The brief's R&D area #2 (Advance System-Level Research) is the part of the agenda the mapping above most validates. Specifically:

  • "Create practical tools to measure relational health" — the Relationships level is single-exemplar dependent and the exemplar's instruments are unverified. This sub-area has the most acute case.
  • "Create system-level indicators and tools to measure the evolution and health of H3 education ecosystems" — Ecosystem coverage is real but partial; the framework that does the work wasn't built for it.
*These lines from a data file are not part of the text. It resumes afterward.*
@@ -784,66 +788,93 @@
         return TAMCMC_OK;
     }
 
-    int s1_waits_for_st() {
+    hipStream_t stream_of(int k) const { return k == 0 ? st : I.gst[k]; }
+    int stream_waits_for_st(int k) {
         DCHK(hipEventRecord(I.ev_fork, st));
-        DCHK(hipStreamWaitEvent(I.gst[1], I.ev_fork, 0));
-        return TAMCMC_OK;
-    }
-    int st_waits_for_s1() {
-        DCHK(hipEventRecord(I.ev_join[1], I.gst[1]));
-        DCHK(hipStreamWaitEvent(st, I.ev_join[1], 0));
+        DCHK(hipStreamWaitEvent(I.gst[k], I.ev_fork, 0));
+        return TAMCMC_OK;
+    }
+    int st_waits_for_stream(int k) {
+        DCHK(hipEventRecord(I.ev_join[k], I.gst[k]));
+        DCHK(hipStreamWaitEvent(st, I.ev_join[k], 0));
+        return TAMCMC_OK;
+    }
+
+    int launch_iteration(long i, long ia, long ib, int A, int A_prev, long *n_launches) {
+        const bool settled = i == ia, close = i == ib;
+        const StepLaunches L = step_launches(step_plan(split_ok, pair_ok, a.C, I.f.xsplit, A, A_prev, settled), a.C);
+        unsigned hopped = 0;
+        for (int l = 0; l < L.n && L.n > 1; l++) {
+            const int k = L.stream[l];
+            if (k == 0 || !must_wait[k]) continue;
+            if (int rc = stream_waits_for_st(k)) return rc;
+            must_wait[k] = false;
+            hopped |= 1u << k;
+        }
+        unsigned deps_of[3], recorded = 0;
+        for (int l = 0; l < L.n; l++) {
+            const int k = L.stream[l];
+            deps_of[l] = step_dependencies(last_stream, L.first[l], L.cnt[l], k);
+            if (L.n == 1) deps_of[l] = 0;
+            else if (hopped & (1u << k)) deps_of[l] &= ~1u;
+            for (int j = 0; j < 3; j++)
+                if ((deps_of[l] & ~recorded) & (1u << j)) DCHK(hipEventRecord(I.ev_kb[j], stream_of(j)));
+            recorded |= deps_of[l];
+        }
+        for (int l = 0; l < L.n; l++) {
+            const int k = L.stream[l];
+            const unsigned deps = deps_of[l];
+            if (L.n == 1) {
+                for (int j = 1; j < 3; j++)
+                    if (ahead[j]) {
+                        if (int rc = st_waits_for_stream(j)) return rc;
+                        ahead[j] = false;
+                    }
+                must_wait[1] = must_wait[2] = true;
+            } else if (k > 0) ahead[k] = true;
+            for (int j = 0; j < 3; j++)
+                if (deps & (1u << j)) DCHK(hipStreamWaitEvent(stream_of(k), I.ev_kb[j], 0));
+            if (close) {
+                if (int rc = launch_close(L.first[l], L.cnt[l], ib, stream_of(k))) return rc;
+            } else if (int rc = launch_group(L.first[l], L.cnt[l], A, A_prev, i, settled, stream_of(k), k == 1 ? T.sampled_pair(i - ia) : nullptr))
+                return rc;
+        }
+        if (!close) *n_launches += L.n;
         return TAMCMC_OK;
     }
 
     int run_fused(long ia, long ib) {
         const long len = ib - ia;
-        const int first1 = I.f.xsplit;
-        hipStream_t s1 = I.gst[1];
         I.it_fused += len;
         I.n_stretch += 1;
         q = P;
         sc = StepCtl{};
         if (int rc = sync_arg_image()) return rc;
-        sc.first = 0; sc.cnt = a.C; sc.extra = 1;
+        sc.first = 0; sc.cnt = a.C; sc.extra = 0;
         bool entered;
         if (int rc = fused_entry(ia, &entered)) return rc;
-        s1_must_wait = ia > 0 || entered;
-        s1_ahead = false;
+        must_wait[1] = must_wait[2] = ia > 0 || entered;
+        ahead[1] = ahead[2] = false;
+        for (int m = 0; m < a.C; m++) last_stream[m] = -1;
         T.begin_fused(len);
         if (!split_ok && T.stretch_pair()) DCHK(hipEventRecord(T.stretch_pair()[0], st));
-        long n_split = 0;
+        long n_launches = 0;
         int A_prev = -1;
         for (long i = ia; i < ib; i++) {
             const int A = swap_pair_of(it0 + i);
-            const bool settled = i == ia;
-            if (!joint_launch(split_ok, first1, A, A_prev, settled)) {
-                if (s1_must_wait) {
-                    if (int rc = s1_waits_for_st()) return rc;
-                    s1_must_wait = false;
-                }
-                if (int rc = launch_group(0, first1, A, A_prev, i, settled, st)) return rc;
-                if (int rc = launch_group(first1, a.C - first1, A, A_prev, i, settled, s1, T.sampled_pair(i - ia))) return rc;
-                s1_ahead = true;
-                n_split++;
-            } else {
-                if (s1_ahead) {
-                    if (int rc = st_waits_for_s1()) return rc;
-                    s1_ahead = false;
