# leejaehot/GaussianGrasper

Hardware: AMD Instinct MI355X
Metric: rendered views/sec (fwd+bwd) at 1M Gaussians, 1600x1200, 32-ch feature (higher is better)
Workload: dtype f32; 1 GPU; BASELINE config 4 per-GPU share: 1000000 Gaussians, 1600x1200, SH deg 4 rgb + 32-ch feature + depth + normal images per view (nerfstudio plugin route: the timed callable is FusedGaussianSplattingModel.get_outputs(camera) of gaussiangrasper_amd.plugin (the class train.sh loads, on stub.py's stand-ins for nerfstudio's base model and Cameras) — one fused rasterize operator per view), fwd+bwd, 8 views; route=plugin, deterministic_backward=False, python_gc=gc.freeze() after the warm-up (bench.freeze_gc), view_pipeline=backward of view k beside forward of view k + 1 on two streams, num_gaussians=1000000, feature_dim=32, n_visible=992125, parallelism=view-parallel x1, replicated Gaussians, grad_allreduce_bytes=472000000, grad_allreduce=per parameter, overlapped with the last view's backward

## Files before the change

gaussiangrasper_amd/csrc/binning.hip:

```cpp
#include "scan.h"

__device__ __forceinline__ int64_t dev_count(int64_t n, const int64_t *__restrict__ n_dev) {
    if (n_dev) {
        const int64_t d = *n_dev;
        if (d < n) n = d;
    }
    return n;
}

#define RS_THREADS 256
#define RS_WAVES (RS_THREADS / GG_WAVE)
#ifndef GG_RS_BIG
#define GG_RS_BIG 16
#endif
static inline int rs_items(int64_t n) { return n >= (int64_t)4096 * 1024 ? GG_RS_BIG : 4; }

__global__ __launch_bounds__(256) void count_kernel(int N, const int32_t *__restrict__ nth,
                                                    unsigned long long *__restrict__ out) {
    __shared__ unsigned long long part[4];
    unsigned long long acc = 0;
    for (int i = blockIdx.x * blockDim.x + threadIdx.x; i < N; i += gridDim.x * blockDim.x)
        acc += (unsigned long long)(uint32_t)nth[i];
    for (int off = 32; off > 0; off >>= 1) acc += __shfl_down(acc, off, 64);
    if ((threadIdx.x & 63) == 0) part[threadIdx.x >> 6] = acc;
    __syncthreads();
    if (threadIdx.x == 0) atomicAdd(out, part[0] + part[1] + part[2] + part[3]);
}

extern "C" size_t gg_count_workspace(int num_points) {
    (void)num_points;
    return 0;
}
extern "C" int gg_count_intersects(int N, const int32_t *num_tiles_hit, int64_t *out, void *ws,
                                   size_t ws_bytes, gg_stream_t stream) {
    (void)ws;
    (void)ws_bytes;
    GG_REQUIRE(N >= 0, "num_points < 0");
    GG_REQUIRE(out != nullptr, "null output");
    hipStream_t s = (hipStream_t)stream;
    if (gg_fill_async(out, 0, sizeof(int64_t), s) != hipSuccess) {
        gg_set_error("gg_count_intersects: memset failed");
        return GG_ERR_LAUNCH;
    }
    if (N == 0) return GG_OK;
    GG_REQUIRE(num_tiles_hit != nullptr, "null pointer");
    int blocks = min((N + 255) / 256, 128);
    gg_prof_begin(GG_K_COUNT, s);
    hipLaunchKernelGGL(count_kernel, dim3(blocks), dim3(256), 0, s, N, num_tiles_hit,
                       (unsigned long long *)out);
    gg_prof_end(GG_K_COUNT, s);
    GG_CHECK_LAUNCH();
    return GG_OK;
}
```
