# emmanuel-ferdman/pinot

Measured on AMD Instinct MI355X. Metric: rows scanned/s (G) + p50 query latency, SSB flattened SF100/SF1000, 1-8 GPU, higher is better.
Workload: dtype u32 dict ids / int64 sums; 1 GPU; SSB SF100 flattened lineorder per GPU, 100 segments x 6000000 rows, queries Q1.1+Q1.2+Q1.3; layout=sorted by LO_ORDERDATE (SURVEY.md §8d C2), rows_per_gpu=600000000, parallelism=one GPU (no collective)

## Files before the change

### pinot_amd/csrc/agg_kernel.h

```cpp
#pragma once
#include <hip/hip_ext.h>

#include "agg_common.h"

namespace phip {

struct HistCtx {
  lds_u32 *bins;
  int n;
};
template <int NA>
__device__ __forceinline__ void hist_flush(cquery_t &q, cseg_t &seg, uint64_t (&acc)[NA], HistCtx &hc) {
  const int lane = lane_id();
  ccol_t &c = seg.cols[q.hist_col];
#pragma unroll
  for (int a = 0; a < NA; a++) {
    if (a >= q.num_aggs) break;
    if (!((q.hist_aggs >> a) & 1u)) continue;
    const int kind = q.aggs[a].acc;
    if (kind == ACC_SUM_I64) {
      for (int i = lane; i < c.card; i += 64) {
        const uint32_t cnt = (hc.bins[i >> 1] >> ((i & 1) * 16)) & 0xffffu;
        if (cnt) acc[a] += (uint64_t)cnt * (uint64_t)dict_i64(c, (uint32_t)i);
      }
// ... 655 lines not shown
  }
  HistCtx hc{nullptr, 0};
  if constexpr (kHist) {
    hc.bins = (lds_u32 *)rest + (size_t)hll_words + (size_t)wave * q.hist_words;
    for (int i = lane; i < q.hist_words; i += 64) hc.bins[i] = 0;
  }
  if (MODE == GB_LDS) {
    const int G = (int)q.num_groups;
    for (int i = threadIdx.x; i < q.tbl_words; i += kBlock) {
      const int row = i / G;
      uint64_t init = 0;
      if (row > 0 && q.aggs[row - 1].acc == ACC_MIN_F64) init = ~0ull;
      tbl[i] = init;
    }
    for (int i = threadIdx.x; i < q.hll_words; i += kBlock) hll_packed[i] = 0;
  }
  __syncthreads();

  const int x = blockIdx.x & 7;
  const int j = blockIdx.x >> 3;
  const int gx = gridDim.x >> 3;
  const int xs = (int)((int64_t)q.total_work * x / 8);
  const int xe = (int)((int64_t)q.total_work * (x + 1) / 8);
  const int wx = gx * W;
  const int wid = j * W + wave;

  uint64_t acc[NA];
#pragma unroll
  for (int a = 0; a < NA; a++) acc[a] = (a < q.num_aggs) ? acc_init(q.aggs[a].acc) : 0;

  cseg_t *segs = (cseg_t *)q.segs;
  const glb_u32 *mask = (const glb_u32 *)q.mask;
  int head = 0, tail = 0;
  int si = 0;
  int dict_si = -1;
  int t = xs + wid;
  constexpr int kMaskAhead = 4;
  uint32_t mq[kMaskAhead];
#pragma unroll
  for (int k = 0; k < kMaskAhead; k++)
    mq[k] = (mask != nullptr && t + k * wx < xe) ? __builtin_nontemporal_load(mask + (size_t)(t + k * wx) * 64 + lane) : 0u;
  for (; t < xe; t += wx) {
    const uint32_t m_raw = mq[0];
#pragma unroll
    for (int k = 0; k + 1 < kMaskAhead; k++) mq[k] = mq[k + 1];
    {
      const int tn = t + kMaskAhead * wx;
      mq[kMaskAhead - 1] = (mask != nullptr && tn < xe) ? __builtin_nontemporal_load(mask + (size_t)tn * 64 + lane) : 0u;
    }
    if (segs[si].work_begin + segs[si].num_work <= t) {
      if constexpr (MODE == GB_NONE) {
        if (head > tail) agg_ring_batch<NA, kHist>(q, segs[si], ring, tail, head - tail, acc, hll_lds, 0, &hc);
        if constexpr (kHist) hist_flush<NA>(q, segs[si], acc, hc);
      } else if constexpr (kGbBatch) {
        if (head > tail) group_ring_batch<MODE, kBatch, kRingGB, kRec>(q, segs[si], ring, tail, head - tail, tbl, hll_packed);
      } else if (head > tail) {
        const bool act = lane < head - tail;
        const int32_t doc = act ? (int32_t)ring[(tail + lane) & (R - 1)] : 0;
        do_chunk<NA, MODE, kRec>(q, segs[si], doc, act, acc, hll_lds, tbl, hll_packed);
      }
      head = tail = 0;
      while (si + 1 < q.num_segs && segs[si + 1].work_begin <= t) si++;
    }
    cseg_t &seg = segs[si];
    const int32_t doc0 = (seg.tile0 + (t - seg.work_begin)) * kTileDocs;
    const int32_t nvalid = min(kTileDocs, seg.num_docs - doc0);
    const uint32_t valid = valid_word(nvalid, lane);
    const uint32_t m = mask != nullptr ? (m_raw & valid) : valid;
    bool dense = ballot(m != valid) == 0;
    if constexpr (MODE == GB_NONE && kDense) {
      if (!dense) dense = wave_sum_u32((uint32_t)__popc(m)) >= (uint32_t)q.dense_min;
    }
    bool batched = false;
    if constexpr (MODE == GB_NONE && kDense) batched = dense;
    if constexpr (MODE == GB_NONE && kDense) {
    if (batched) {
      if (q.num_stage > 0) {
        if (dict_si != si) {
          for (int k = 0; k < q.num_stage; k++) {
            if (q.stage_dict_off[k] < 0) continue;
            ccol_t &c = seg.cols[q.stage_col[k]];
            if (!c.has_dict) continue;
            const int32_t nw = c.card * ((c.type == PHIP_TYPE_LONG || c.type == PHIP_TYPE_DOUBLE) ? 2 : 1);
            lds_u32 *dst = (lds_u32 *)(stg + q.stage_dict_off[k]);
            for (int i = lane; i < nw; i += 64) dst[i] = ((const glb_u32 *)c.dict)[i];
          }
          dict_si = si;
        }
        const int32_t tile = doc0 / kTileDocs;
        for (int k = 0; k < q.num_stage; k++) {
          ccol_t &c = seg.cols[q.stage_col[k]];
          if (!c.has_dict) continue;
          const int32_t nb = 256 * c.bits;
          const uint8_t *src = (const uint8_t *)c.words + (size_t)tile * nb + lane * 16;
          const uint32_t dst = stg_lds + (uint32_t)q.stage_off[k];
// ... 141 lines not shown
```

R&D area #4's (Align Funders and Innovators) Implementation Labs are the corresponding response at the Unit level — capacity-building infrastructure currently exists (Transcend, LC-Collaborative) but doesn't substitute for shipped frameworks. The Implementation Lab proposal is essentially asking for dedicated infrastructure that both ships frameworks and translates them — addressing the gap this mapping makes visible.

Open questions

  • Whether Search Institute's validated relationship-measurement instruments actually exist and are accessible. The brief credits them; the framework page doesn't surface them. The whole Relationships-level story rests on this verification.
  • Whether the system conditions tier of the E-W Framework can carry Ecosystem-level work that the framework wasn't centrally designed for. Examining the specific system-conditions indicators is the next test.
  • Whether Network-level measurement is genuinely absent or whether actors not yet surveyed (Aurora Institute, KnowledgeWorks, Full Scale, NewSchools Venture Fund, the Imagine Network) carry it. The Aurora Institute State of CBE Policy Map and KnowledgeWorks' policy work are the most likely candidates to investigate next.
  • Whether the Mathematica E-W Framework was adopted at scale by state agencies, districts, or funders, and what that adoption looks like in practice. Uptake evidence would substantiate or contest the implementation gap framing for this specific framework.